◆ **What the task requires**:
Among the entries below, which lines include the string "return"? Show each one.

Records from a data source
########################################
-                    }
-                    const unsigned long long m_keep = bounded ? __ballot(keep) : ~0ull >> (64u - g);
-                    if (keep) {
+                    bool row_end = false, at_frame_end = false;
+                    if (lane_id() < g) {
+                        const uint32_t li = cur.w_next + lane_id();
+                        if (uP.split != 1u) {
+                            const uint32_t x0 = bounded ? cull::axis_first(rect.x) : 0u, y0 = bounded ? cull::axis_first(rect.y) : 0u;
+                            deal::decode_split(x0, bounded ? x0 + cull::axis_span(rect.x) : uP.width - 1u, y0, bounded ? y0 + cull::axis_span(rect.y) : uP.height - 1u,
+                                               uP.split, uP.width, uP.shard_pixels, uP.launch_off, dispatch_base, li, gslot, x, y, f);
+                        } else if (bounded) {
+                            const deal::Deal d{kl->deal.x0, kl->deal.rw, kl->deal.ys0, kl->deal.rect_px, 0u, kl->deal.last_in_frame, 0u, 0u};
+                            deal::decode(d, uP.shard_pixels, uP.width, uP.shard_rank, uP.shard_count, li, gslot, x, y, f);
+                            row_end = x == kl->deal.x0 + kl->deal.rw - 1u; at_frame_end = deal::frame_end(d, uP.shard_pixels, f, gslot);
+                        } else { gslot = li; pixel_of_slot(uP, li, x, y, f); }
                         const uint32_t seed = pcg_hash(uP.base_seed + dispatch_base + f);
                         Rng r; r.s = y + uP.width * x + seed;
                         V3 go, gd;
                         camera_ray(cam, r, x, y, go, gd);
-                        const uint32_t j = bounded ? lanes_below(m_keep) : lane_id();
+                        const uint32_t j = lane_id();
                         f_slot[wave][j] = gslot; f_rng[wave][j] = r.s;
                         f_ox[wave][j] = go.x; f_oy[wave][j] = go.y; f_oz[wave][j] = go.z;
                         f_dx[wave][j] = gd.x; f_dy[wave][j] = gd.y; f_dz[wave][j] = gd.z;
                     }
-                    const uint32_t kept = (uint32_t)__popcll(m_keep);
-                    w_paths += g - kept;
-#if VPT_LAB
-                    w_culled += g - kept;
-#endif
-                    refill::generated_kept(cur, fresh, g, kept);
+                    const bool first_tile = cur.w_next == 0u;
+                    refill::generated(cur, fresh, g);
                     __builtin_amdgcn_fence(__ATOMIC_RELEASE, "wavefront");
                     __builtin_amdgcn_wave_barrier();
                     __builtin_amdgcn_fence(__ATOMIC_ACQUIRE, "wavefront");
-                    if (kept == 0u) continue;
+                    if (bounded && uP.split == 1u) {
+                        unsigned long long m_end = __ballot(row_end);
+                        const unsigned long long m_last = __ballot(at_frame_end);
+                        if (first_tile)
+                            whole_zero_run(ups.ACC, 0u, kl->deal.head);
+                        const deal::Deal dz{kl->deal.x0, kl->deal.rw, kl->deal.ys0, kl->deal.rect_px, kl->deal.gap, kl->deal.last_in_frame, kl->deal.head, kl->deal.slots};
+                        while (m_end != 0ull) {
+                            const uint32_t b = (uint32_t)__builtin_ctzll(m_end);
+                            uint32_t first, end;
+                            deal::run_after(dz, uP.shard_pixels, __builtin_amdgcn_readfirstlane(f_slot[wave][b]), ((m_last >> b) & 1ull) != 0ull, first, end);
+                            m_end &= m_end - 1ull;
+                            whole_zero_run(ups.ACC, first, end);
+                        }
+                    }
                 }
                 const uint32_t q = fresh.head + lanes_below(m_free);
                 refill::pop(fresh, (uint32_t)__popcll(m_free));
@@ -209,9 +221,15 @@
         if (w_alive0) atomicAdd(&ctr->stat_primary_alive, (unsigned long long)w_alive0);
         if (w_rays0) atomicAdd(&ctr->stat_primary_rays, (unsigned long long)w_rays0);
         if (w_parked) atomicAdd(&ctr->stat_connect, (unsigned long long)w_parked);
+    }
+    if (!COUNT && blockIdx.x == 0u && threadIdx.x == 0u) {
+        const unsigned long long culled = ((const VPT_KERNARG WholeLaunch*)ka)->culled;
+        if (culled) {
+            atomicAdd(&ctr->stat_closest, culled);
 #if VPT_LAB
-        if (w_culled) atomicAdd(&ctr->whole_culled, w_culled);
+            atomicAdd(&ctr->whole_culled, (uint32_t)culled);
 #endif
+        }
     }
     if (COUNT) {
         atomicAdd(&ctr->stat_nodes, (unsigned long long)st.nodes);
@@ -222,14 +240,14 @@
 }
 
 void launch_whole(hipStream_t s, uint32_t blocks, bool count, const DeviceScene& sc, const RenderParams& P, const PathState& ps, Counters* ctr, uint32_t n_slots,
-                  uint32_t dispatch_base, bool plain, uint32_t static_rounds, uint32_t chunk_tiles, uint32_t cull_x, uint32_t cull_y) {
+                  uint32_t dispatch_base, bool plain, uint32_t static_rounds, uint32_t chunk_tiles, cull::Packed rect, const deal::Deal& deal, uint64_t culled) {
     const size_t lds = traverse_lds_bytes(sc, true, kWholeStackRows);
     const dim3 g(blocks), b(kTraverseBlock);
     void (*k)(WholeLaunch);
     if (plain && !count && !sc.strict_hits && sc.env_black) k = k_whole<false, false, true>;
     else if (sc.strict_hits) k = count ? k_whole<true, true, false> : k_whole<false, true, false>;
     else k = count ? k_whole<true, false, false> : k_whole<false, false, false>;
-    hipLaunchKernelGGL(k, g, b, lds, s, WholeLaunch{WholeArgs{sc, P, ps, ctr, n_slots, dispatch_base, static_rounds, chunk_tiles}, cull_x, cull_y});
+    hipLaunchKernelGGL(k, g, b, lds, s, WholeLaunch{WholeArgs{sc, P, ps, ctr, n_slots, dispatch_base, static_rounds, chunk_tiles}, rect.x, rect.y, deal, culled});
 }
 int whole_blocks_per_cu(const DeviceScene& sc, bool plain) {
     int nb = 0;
########################################
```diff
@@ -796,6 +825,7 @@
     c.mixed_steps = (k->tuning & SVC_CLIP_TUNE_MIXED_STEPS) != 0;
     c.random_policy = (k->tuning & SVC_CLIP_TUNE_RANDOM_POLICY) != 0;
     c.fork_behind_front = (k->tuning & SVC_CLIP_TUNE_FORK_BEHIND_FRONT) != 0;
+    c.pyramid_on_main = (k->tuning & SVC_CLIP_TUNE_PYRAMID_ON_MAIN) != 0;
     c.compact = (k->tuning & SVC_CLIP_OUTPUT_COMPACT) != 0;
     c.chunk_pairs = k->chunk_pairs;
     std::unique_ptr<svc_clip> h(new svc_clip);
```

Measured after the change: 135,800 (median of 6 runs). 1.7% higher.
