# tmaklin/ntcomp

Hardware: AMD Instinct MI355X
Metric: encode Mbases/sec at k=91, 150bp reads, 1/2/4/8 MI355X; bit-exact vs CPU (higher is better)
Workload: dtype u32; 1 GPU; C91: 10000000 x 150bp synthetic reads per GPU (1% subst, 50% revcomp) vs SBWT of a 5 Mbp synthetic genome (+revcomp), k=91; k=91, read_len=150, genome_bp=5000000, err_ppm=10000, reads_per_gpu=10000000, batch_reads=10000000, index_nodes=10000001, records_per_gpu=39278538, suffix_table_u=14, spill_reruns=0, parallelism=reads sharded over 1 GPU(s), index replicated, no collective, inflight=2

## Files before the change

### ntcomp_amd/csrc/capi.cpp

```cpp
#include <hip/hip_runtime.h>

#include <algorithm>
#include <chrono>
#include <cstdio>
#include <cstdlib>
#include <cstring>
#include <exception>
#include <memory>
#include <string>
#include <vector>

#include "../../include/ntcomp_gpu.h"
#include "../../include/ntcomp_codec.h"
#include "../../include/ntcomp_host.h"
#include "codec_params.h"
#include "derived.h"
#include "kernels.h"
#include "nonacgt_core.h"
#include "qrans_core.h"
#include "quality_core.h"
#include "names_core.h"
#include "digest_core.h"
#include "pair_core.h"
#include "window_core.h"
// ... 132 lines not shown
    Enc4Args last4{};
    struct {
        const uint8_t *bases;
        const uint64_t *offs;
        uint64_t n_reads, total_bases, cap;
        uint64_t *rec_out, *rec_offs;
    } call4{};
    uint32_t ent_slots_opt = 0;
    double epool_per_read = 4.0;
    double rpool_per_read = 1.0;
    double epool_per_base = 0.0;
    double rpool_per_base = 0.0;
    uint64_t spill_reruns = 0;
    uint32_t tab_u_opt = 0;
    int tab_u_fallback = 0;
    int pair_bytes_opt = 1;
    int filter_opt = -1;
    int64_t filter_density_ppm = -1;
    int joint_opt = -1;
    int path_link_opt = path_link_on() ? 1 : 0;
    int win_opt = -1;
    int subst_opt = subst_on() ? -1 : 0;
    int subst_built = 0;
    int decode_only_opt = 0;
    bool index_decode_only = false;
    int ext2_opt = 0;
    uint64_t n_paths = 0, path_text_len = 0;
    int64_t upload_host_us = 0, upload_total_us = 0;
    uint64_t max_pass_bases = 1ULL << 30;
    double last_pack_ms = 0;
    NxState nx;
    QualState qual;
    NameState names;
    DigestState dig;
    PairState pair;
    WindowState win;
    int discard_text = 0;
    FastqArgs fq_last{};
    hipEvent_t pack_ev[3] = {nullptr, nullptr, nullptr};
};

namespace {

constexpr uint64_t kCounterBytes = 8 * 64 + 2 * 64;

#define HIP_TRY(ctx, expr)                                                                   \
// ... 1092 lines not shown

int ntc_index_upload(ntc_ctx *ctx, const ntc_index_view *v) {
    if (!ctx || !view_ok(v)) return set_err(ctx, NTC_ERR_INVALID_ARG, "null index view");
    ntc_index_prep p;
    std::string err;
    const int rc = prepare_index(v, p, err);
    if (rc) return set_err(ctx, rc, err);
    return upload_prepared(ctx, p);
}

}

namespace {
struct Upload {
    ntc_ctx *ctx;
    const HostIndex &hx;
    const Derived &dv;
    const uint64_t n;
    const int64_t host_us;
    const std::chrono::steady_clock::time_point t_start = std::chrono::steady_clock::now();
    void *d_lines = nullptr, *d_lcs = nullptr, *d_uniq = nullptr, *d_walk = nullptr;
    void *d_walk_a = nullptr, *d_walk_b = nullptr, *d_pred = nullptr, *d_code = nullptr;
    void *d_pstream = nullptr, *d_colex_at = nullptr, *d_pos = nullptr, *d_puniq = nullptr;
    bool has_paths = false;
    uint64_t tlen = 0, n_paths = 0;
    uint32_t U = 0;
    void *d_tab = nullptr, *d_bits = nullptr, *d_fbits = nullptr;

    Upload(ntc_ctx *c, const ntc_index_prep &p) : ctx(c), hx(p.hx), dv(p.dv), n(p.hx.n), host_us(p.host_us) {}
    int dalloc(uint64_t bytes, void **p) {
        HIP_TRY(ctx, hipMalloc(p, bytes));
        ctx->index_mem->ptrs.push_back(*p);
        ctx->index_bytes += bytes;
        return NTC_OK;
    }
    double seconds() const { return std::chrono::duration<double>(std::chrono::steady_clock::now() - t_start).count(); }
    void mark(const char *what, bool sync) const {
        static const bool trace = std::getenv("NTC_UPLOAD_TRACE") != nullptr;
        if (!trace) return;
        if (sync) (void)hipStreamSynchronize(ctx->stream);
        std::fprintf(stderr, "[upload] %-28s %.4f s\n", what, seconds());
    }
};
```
########################################
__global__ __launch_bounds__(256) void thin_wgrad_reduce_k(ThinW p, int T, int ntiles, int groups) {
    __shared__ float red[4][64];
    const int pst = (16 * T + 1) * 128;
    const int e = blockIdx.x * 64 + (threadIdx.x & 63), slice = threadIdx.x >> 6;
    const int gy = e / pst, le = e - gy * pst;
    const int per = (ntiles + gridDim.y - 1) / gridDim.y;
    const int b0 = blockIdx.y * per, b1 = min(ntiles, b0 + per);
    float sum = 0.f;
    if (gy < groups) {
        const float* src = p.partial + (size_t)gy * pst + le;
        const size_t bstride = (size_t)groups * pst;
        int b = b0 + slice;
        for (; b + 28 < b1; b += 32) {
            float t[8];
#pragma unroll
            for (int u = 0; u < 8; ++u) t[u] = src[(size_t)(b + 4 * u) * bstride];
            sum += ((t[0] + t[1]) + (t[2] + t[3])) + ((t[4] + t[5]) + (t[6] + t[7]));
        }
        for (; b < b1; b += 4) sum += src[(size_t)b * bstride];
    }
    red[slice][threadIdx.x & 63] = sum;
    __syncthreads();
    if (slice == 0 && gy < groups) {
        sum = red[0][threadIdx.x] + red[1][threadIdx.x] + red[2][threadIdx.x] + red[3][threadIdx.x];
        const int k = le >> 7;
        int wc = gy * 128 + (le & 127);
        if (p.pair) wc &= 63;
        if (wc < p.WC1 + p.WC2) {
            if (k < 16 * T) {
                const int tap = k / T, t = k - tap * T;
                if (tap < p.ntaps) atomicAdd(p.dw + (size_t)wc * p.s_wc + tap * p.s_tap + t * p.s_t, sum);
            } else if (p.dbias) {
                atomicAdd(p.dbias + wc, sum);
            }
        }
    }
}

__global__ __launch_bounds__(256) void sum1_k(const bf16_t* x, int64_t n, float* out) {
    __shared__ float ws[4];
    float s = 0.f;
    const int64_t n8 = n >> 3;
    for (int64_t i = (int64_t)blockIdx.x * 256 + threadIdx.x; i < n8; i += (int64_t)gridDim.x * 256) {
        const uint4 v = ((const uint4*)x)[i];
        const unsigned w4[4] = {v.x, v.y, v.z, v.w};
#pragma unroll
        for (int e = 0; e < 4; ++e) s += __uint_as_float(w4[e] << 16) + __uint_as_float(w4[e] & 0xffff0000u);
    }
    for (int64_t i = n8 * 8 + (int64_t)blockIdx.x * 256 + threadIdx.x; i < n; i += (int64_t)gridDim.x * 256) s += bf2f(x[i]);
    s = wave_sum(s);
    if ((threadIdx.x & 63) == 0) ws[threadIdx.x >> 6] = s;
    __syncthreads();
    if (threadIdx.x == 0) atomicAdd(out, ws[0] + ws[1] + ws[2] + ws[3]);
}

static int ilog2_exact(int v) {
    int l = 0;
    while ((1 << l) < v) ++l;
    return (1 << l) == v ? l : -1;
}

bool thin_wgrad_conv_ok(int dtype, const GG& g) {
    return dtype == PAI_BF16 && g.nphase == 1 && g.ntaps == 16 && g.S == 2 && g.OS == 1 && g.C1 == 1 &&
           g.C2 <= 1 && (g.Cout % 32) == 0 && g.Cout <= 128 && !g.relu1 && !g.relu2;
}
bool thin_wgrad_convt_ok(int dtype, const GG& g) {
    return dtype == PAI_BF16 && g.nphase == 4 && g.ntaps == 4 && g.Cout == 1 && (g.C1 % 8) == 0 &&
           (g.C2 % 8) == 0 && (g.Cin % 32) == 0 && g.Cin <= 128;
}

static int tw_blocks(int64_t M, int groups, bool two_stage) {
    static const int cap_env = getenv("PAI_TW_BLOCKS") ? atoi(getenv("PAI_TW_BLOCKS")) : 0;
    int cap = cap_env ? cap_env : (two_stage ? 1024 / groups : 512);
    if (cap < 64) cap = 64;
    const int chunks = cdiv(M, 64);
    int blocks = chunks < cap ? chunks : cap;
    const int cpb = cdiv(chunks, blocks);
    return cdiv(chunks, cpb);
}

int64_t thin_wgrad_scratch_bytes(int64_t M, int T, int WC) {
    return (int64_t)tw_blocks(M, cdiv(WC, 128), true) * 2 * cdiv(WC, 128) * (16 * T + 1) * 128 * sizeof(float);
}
########################################
◆ **Solution for this exercise**:
    if (!ctx || !view_ok(v)) return set_err(ctx, NTC_ERR_INVALID_ARG, "null index view");
    if (rc) return set_err(ctx, rc, err);
    return upload_prepared(ctx, p);
        return NTC_OK;
    double seconds() const { return std::chrono::duration<double>(std::chrono::steady_clock::now() - t_start).count(); }
        if (!trace) return;
    return (1 << l) == v ? l : -1;
    return dtype == PAI_BF16 && g.nphase == 1 && g.ntaps == 16 && g.S == 2 && g.OS == 1 && g.C1 == 1 &&
    return dtype == PAI_BF16 && g.nphase == 4 && g.ntaps == 4 && g.Cout == 1 && (g.C1 % 8) == 0 &&
    return cdiv(chunks, cpb);
    return (int64_t)tw_blocks(M, cdiv(WC, 128), true) * 2 * cdiv(WC, 128) * (16 * T + 1) * 128 * sizeof(float);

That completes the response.